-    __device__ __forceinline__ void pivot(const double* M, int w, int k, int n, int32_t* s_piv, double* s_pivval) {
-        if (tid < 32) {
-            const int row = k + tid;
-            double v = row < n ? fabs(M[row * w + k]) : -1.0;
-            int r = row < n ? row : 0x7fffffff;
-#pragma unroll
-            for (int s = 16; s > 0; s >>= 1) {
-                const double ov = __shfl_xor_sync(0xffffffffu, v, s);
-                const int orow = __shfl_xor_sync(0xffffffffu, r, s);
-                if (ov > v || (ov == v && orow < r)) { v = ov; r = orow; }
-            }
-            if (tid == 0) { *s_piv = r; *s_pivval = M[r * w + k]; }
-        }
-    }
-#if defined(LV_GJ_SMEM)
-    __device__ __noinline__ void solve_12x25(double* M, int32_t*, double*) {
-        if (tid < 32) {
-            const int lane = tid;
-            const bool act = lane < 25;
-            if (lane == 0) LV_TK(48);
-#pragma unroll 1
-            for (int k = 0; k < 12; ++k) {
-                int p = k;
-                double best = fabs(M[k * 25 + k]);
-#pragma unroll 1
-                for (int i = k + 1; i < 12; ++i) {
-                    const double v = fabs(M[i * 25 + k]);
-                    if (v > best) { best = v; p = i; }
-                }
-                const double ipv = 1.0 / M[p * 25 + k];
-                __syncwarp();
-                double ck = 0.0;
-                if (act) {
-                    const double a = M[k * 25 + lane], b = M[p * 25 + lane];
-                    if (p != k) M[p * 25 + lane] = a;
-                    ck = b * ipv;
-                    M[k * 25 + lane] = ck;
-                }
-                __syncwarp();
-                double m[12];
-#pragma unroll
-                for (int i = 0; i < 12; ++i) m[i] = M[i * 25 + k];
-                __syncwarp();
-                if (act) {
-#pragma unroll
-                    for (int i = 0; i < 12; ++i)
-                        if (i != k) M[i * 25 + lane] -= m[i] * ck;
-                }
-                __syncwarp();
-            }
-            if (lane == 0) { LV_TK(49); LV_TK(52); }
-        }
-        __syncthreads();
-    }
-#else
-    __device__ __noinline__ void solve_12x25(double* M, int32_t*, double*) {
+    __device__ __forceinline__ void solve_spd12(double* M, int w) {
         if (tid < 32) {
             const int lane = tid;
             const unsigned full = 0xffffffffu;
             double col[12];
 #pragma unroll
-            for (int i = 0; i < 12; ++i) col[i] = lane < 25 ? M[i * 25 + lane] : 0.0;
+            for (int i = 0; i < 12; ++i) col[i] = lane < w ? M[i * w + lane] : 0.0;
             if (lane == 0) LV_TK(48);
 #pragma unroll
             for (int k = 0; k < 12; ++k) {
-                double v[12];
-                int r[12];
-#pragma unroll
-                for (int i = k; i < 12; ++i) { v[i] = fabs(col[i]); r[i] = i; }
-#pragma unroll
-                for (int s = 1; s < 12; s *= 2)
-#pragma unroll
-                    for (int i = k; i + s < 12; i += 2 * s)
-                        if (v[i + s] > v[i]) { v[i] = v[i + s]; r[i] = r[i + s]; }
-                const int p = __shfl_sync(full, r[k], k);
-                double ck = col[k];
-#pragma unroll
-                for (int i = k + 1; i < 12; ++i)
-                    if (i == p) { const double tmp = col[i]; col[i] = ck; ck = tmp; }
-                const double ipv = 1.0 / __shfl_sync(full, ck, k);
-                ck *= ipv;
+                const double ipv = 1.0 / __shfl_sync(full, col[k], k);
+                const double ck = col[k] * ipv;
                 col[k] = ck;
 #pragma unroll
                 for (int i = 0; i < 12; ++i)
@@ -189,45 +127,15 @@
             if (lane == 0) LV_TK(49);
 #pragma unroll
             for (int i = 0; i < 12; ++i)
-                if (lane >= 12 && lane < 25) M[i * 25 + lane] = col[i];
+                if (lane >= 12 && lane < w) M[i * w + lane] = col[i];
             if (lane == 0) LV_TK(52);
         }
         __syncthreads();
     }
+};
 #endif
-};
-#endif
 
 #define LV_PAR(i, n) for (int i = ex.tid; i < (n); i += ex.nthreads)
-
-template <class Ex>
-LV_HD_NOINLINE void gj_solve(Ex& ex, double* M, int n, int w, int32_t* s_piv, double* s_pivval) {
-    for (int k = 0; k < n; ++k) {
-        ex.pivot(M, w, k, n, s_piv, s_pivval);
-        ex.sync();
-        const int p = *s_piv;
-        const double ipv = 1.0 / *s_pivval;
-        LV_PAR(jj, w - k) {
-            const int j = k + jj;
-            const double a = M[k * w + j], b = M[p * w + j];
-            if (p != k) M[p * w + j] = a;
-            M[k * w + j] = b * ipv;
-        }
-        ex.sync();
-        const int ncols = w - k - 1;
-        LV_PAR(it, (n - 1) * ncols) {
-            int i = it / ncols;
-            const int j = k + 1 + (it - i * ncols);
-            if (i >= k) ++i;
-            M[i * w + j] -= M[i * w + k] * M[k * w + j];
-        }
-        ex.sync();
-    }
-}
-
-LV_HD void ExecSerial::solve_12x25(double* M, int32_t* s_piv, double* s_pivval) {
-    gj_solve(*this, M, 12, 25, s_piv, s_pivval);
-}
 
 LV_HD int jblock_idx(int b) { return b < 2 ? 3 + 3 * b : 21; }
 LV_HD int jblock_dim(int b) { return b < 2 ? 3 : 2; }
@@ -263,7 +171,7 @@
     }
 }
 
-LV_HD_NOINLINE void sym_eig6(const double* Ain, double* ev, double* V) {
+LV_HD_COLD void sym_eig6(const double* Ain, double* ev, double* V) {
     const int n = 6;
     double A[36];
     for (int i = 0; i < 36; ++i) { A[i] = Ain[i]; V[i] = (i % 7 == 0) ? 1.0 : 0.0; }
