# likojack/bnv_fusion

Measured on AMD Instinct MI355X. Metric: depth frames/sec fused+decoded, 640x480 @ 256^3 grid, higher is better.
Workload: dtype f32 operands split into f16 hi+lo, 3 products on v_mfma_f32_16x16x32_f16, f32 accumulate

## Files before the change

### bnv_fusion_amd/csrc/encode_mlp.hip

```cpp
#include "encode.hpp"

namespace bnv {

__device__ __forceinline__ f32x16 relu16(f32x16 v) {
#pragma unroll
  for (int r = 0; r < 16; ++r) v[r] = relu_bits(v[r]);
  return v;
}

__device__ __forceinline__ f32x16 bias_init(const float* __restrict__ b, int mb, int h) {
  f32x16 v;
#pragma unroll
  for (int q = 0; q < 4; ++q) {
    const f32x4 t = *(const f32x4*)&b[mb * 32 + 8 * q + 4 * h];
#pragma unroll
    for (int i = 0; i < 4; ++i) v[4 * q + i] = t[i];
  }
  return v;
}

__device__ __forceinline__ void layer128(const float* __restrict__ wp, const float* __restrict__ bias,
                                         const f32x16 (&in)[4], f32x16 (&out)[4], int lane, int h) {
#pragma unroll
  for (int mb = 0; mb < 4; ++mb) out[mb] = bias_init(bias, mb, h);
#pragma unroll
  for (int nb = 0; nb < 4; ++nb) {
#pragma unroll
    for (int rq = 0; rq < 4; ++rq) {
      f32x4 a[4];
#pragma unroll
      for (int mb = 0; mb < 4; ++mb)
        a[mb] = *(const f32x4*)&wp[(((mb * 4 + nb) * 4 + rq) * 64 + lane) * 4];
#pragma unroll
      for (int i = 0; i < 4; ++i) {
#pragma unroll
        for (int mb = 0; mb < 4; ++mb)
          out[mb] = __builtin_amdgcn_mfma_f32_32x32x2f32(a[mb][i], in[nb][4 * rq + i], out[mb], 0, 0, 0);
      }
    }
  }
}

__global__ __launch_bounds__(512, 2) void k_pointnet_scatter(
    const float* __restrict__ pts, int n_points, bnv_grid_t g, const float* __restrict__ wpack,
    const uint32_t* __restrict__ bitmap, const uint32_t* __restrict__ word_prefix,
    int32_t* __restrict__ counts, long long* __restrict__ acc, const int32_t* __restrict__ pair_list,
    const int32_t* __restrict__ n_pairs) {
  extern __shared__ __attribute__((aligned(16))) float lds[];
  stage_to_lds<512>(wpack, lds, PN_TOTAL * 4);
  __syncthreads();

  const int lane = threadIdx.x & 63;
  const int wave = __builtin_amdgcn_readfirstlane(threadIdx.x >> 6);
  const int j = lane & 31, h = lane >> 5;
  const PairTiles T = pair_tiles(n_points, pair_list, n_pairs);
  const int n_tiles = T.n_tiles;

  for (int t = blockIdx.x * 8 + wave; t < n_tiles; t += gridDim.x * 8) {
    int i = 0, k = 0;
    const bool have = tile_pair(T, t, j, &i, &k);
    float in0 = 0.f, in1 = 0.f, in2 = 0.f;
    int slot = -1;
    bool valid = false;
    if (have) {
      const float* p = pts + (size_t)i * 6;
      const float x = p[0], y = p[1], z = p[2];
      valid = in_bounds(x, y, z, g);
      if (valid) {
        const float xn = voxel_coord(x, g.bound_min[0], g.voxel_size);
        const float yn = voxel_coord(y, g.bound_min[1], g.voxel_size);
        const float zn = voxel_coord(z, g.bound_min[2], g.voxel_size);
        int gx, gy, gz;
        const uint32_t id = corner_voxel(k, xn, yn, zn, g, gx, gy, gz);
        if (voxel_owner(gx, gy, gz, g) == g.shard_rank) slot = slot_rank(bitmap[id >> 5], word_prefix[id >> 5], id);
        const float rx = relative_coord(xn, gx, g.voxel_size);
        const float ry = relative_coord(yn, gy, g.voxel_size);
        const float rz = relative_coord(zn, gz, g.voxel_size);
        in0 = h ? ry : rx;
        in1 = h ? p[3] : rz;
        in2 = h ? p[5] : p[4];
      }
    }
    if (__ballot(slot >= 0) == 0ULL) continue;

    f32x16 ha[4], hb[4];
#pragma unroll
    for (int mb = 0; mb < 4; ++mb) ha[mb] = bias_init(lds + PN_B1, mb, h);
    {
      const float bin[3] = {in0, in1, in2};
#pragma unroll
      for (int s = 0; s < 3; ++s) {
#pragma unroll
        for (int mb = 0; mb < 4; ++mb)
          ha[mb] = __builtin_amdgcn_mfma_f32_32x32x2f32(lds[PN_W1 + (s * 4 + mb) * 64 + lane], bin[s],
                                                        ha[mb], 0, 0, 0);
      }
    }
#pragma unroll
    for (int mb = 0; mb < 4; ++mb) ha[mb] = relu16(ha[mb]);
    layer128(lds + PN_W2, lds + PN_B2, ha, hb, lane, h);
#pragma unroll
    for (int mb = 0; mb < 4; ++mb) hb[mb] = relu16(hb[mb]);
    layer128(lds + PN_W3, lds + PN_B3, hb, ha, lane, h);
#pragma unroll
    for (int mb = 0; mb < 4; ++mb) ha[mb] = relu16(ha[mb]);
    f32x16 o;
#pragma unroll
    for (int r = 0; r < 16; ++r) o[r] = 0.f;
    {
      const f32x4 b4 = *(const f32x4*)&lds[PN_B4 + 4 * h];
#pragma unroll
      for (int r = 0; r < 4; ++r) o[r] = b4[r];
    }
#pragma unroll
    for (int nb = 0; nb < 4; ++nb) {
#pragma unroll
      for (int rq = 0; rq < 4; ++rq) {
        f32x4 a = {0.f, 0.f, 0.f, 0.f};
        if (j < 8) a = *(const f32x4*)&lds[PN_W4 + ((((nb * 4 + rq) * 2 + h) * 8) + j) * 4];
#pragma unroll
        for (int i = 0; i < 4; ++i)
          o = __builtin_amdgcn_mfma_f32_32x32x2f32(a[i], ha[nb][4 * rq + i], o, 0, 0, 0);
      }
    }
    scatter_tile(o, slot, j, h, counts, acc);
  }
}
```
◆ ◆ ◆
§ What you should do
Look above for the line with "if (lane == 0) LV_TK(49);" and the line with "1.0 / *s_pivval;". Retype those two lines and every line between them exactly, adding nothing.

§ Answer to this exercise
             if (lane == 0) LV_TK(49);
 #pragma unroll
             for (int i = 0; i < 12; ++i)
-                if (lane >= 12 && lane < 25) M[i * 25 + lane] = col[i];
+                if (lane >= 12 && lane < w) M[i * w + lane] = col[i];
             if (lane == 0) LV_TK(52);
         }
         __syncthreads();
     }
+};
 #endif
-};
-#endif
 
 #define LV_PAR(i, n) for (int i = ex.tid; i < (n); i += ex.nthreads)
-
-template <class Ex>
-LV_HD_NOINLINE void gj_solve(Ex& ex, double* M, int n, int w, int32_t* s_piv, double* s_pivval) {
-    for (int k = 0; k < n; ++k) {
-        ex.pivot(M, w, k, n, s_piv, s_pivval);
-        ex.sync();
-        const int p = *s_piv;
-        const double ipv = 1.0 / *s_pivval;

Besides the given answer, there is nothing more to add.